Delay in Dashboard Analytics
Incident Report for imgix
Postmortem

What happened?

On September 01, 2021, 15:33 UTC, analytics and logging for imgix usage had abruptly stopped. During this time, no customer analytics was recorded. This includes data related to image bandwidth, Origin Image counts, and other usage data typically generated from image requests. The issue went unnoticed until the next day on September 02, 15:44 UTC, when a fix was pushed to immediately resume logging.

How were customers impacted?

Customers lost approximately 23 hours of imgix analytics data, though we were able to completely recover Origin Image counts. The affected time range for missing analytics spans from September 01, 2021, 15:33 UTC to September 02, 2021, 15:44 UTC. 

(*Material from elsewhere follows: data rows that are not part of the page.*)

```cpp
int pe_update_device_keep(pe_engine* e, const int16_t* pcm_dev, int32_t chunk, float* raw_out_dev, void* stream) {
    int rc = check_chunk(e, pcm_dev, chunk);
    if (rc) return rc;
    PE_HIP(e, hipSetDevice(e->device));
    PE_DRAIN(e);
    if (!raw_out_dev) return fail(e, PE_ERR_INVALID, "raw_out_dev is null");
    note_user_stream(e, stream);
// ... 628 lines not shown
    if (e->wide) {
        if (tiling == 1) return fail(e, PE_ERR_UNSUPPORTED, "wide networks have two forms: 0 (f32-input MFMAs) and 2 (float32 products on the bf16 pipe)");
        PE_DRAIN(e);
        e->gru_tiling = tiling;
        return PE_OK;
    }
    if (tiling == 2 && !e->nets[0].x3_blob)
        return fail(e, PE_ERR_UNSUPPORTED, "the XDL form of the float32 network (tiling 2) takes <= 20 units, <= 15 inputs, float32 operands, no use_delta");
    if (tiling == 1 && e->prm.gru_precision == 1 && !e->nets[0].b20_blob)
        return fail(e, PE_ERR_UNSUPPORTED, "the five-values layout of the bf16 network (tiling 1) takes <= 20 units and <= 14 features");
    PE_DRAIN(e);
    e->gru_tiling = tiling;
    return PE_OK;
}

int pe_get_gru_tiling(const pe_engine* e) {
    if (!e) return -2;
    if (e->wide) return wide_uses_x3(e) ? 2 : 0;
    if (e->prm.gru_precision != 0) return gru_args(e).b20 ? 1 : 0;
    const GruArgs a = gru_args(e);
    return a.x3 ? 2 : a.cw ? 1 : 0;
}

int pe_set_timing(pe_engine* e, int32_t enabled) {
    if (!e) return PE_ERR_INVALID;
    e->timing = enabled != 0;
    e->ev_valid = false;
    return PE_OK;
}

int pe_get_last_timing(pe_engine* e, float* mfcc_ms, float* gru_ms) {
    if (!e) return PE_ERR_INVALID;
    if (!e->ev_valid) return fail(e, PE_ERR_INVALID, "no timed update recorded (call pe_set_timing(e, 1) first)");
    PE_HIP(e, hipEventSynchronize(e->ev[2]));
    float a = 0.f, b = 0.f;
    PE_HIP(e, hipEventElapsedTime(&a, e->ev[0], e->ev[1]));
    PE_HIP(e, hipEventElapsedTime(&b, e->ev[1], e->ev[2]));
    if (mfcc_ms) *mfcc_ms = a;
    if (gru_ms) *gru_ms = e->ev_has_gru ? b : 0.f;
    return PE_OK;
}

}
```

### mycroft_precise_amd/csrc/gru_cw_device.h

```cpp
#pragma once
#include "gru_device.h"
#include "gru_cw_pack.h"

namespace pe {


struct CwLds {
    static constexpr int BOX = 0;
    static constexpr int XR = 2048;
    static constexpr int FLOATS = XR + kCwSlots * 256;
};
constexpr size_t kCwLdsBytes = (size_t)CwLds::FLOATS * sizeof(float);

__device__ __forceinline__ f32x4 mfma4(float a, float b, f32x4 c) {
    return __builtin_amdgcn_mfma_f32_4x4x1f32(a, b, c, 0, 0, 0);
}

__device__ __forceinline__ float v_sum4(const f32x4& p) {
#pragma clang fp contract(off)
    const auto s0 = __builtin_amdgcn_permlane32_swap(__float_as_uint(p[0]), __float_as_uint(p[2]), false, false);
    const auto s1 = __builtin_amdgcn_permlane32_swap(__float_as_uint(p[1]), __float_as_uint(p[3]), false, false);
    const float q0 = __uint_as_float(s0[0]) + __uint_as_float(s0[1]);
    const float q1 = __uint_as_float(s1[0]) + __uint_as_float(s1[1]);
    const auto s2 = __builtin_amdgcn_permlane16_swap(__float_as_uint(q0), __float_as_uint(q1), false, false);
// ... 172 lines not shown
        for (int kk = 0; kk < 4; ++kk) v[kk] = (4 * g + kk < a.n_in) ? p[kk] : 0.f;
        return v;
    };
    float h[5];
#pragma unroll
    for (int rho = 0; rho < 5; ++rho) h[rho] = 0.f;
    f32x4 x = load_x(0), xprev = x;
    for (int t = 0; t < T; ++t) {
        const f32x4 xn = load_x(t + 1);
        f32x4 aZ = cw_xproj(wx[kTZ], bias[kTZ], x), aX = cw_xproj(wx[kTX], bias[kTX], x);
        f32x4 aC = cw_xproj(wx[kTC], bias[kTC], x), aV = cw_xproj(wx[kTV], bias[kTV], x);
        if constexpr (DELTA) {
            f32x4 d = {0.f, 0.f, 0.f, 0.f};
            if (MODE == kFeats) d = load_d(t);
            else if (t > 0) d = x - xprev;
            aZ = cw_dproj(wxd[kTZ], aZ, d); aX = cw_dproj(wxd[kTX], aX, d);
            aC = cw_dproj(wxd[kTC], aC, d); aV = cw_dproj(wxd[kTV], aV, d);
            xprev = x;
        }
        S.step(h, aZ, aX, aC, aV);
        x = xn;
    }
    cw_head(a, h, wd, stream, valid, g);
}

struct CwBox {
    static constexpr int PX = 0;
    static constexpr int PC = PX + 512;
    static constexpr int PV = PC + 512;
    static constexpr int SH4 = PV + 256;
    static constexpr int SH1 = SH4 + 256;
    static constexpr int SZ4 = SH1 + 64;
    static constexpr int SZ1 = SZ4 + 256;
    static constexpr int TAG = SZ1 + 64;
    static constexpr int END = TAG + 4;
};
static_assert(CwBox::END <= 1984 && CwBox::END <= CwLds::XR, "mailboxes overlap the role slots / the staged ring");
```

In the dashboard, this is represented as dramatically lower bandwidth counts for the dates between 09/01/2021 and 09/02/2021. All other analytics data (such as network usage, audience analytics, network health, etc.) will also show data missing during that time period.

What went wrong during the incident?

On September 01, 15:33 UTC a breaking change was deployed by our engineering team which had affected data logging in imgix. This change had been tested prior to being pushed to production, though we lacked monitoring on key measurements that would have let us catch the issue before going live with the change. Consequently, the issue went unnoticed until the next day, when one of our staff members had noticed that analytics was not reporting any data in the dashboard.

Once the issue was identified, our engineers rolled back to restore logging functionality. While we were able to recover Origin Image counts, most of the other analytical data (bandwidth, audience analytics, network logs) were lost during the logging outage.

What will imgix do to prevent this in the future?

On the monitoring side, we will implement monitoring to track metrics such as bandwidth and usage data to trigger internal alerts when data deviates greatly. These changes will be implemented across all applicable systems. 

We will also be updating our tooling to allow us to recover and replay data in the event that usage logging is disrupted.

Posted Sep 20, 2021 - 09:33 PDT

Resolved
Dashboard analytics are now correctly reflecting usage. Analytics numbers during the degraded performance period may not fully reflect actual usage.
Posted Sep 02, 2021 - 16:37 PDT
Update
New analytics are now populating in Dashboard analytics. We are still working on recovering missing analytics.
Posted Sep 02, 2021 - 14:20 PDT
Identified
The issue has been identified and a fix is being implemented.
Posted Sep 02, 2021 - 10:44 PDT
Investigating
We are currently investigating reports of analytics in user Dashboards being delayed for Sept 2. We will update when we have more information.

The rendering service is not impacted.
Posted Sep 02, 2021 - 10:33 PDT
This incident affected: Web Administration Tools.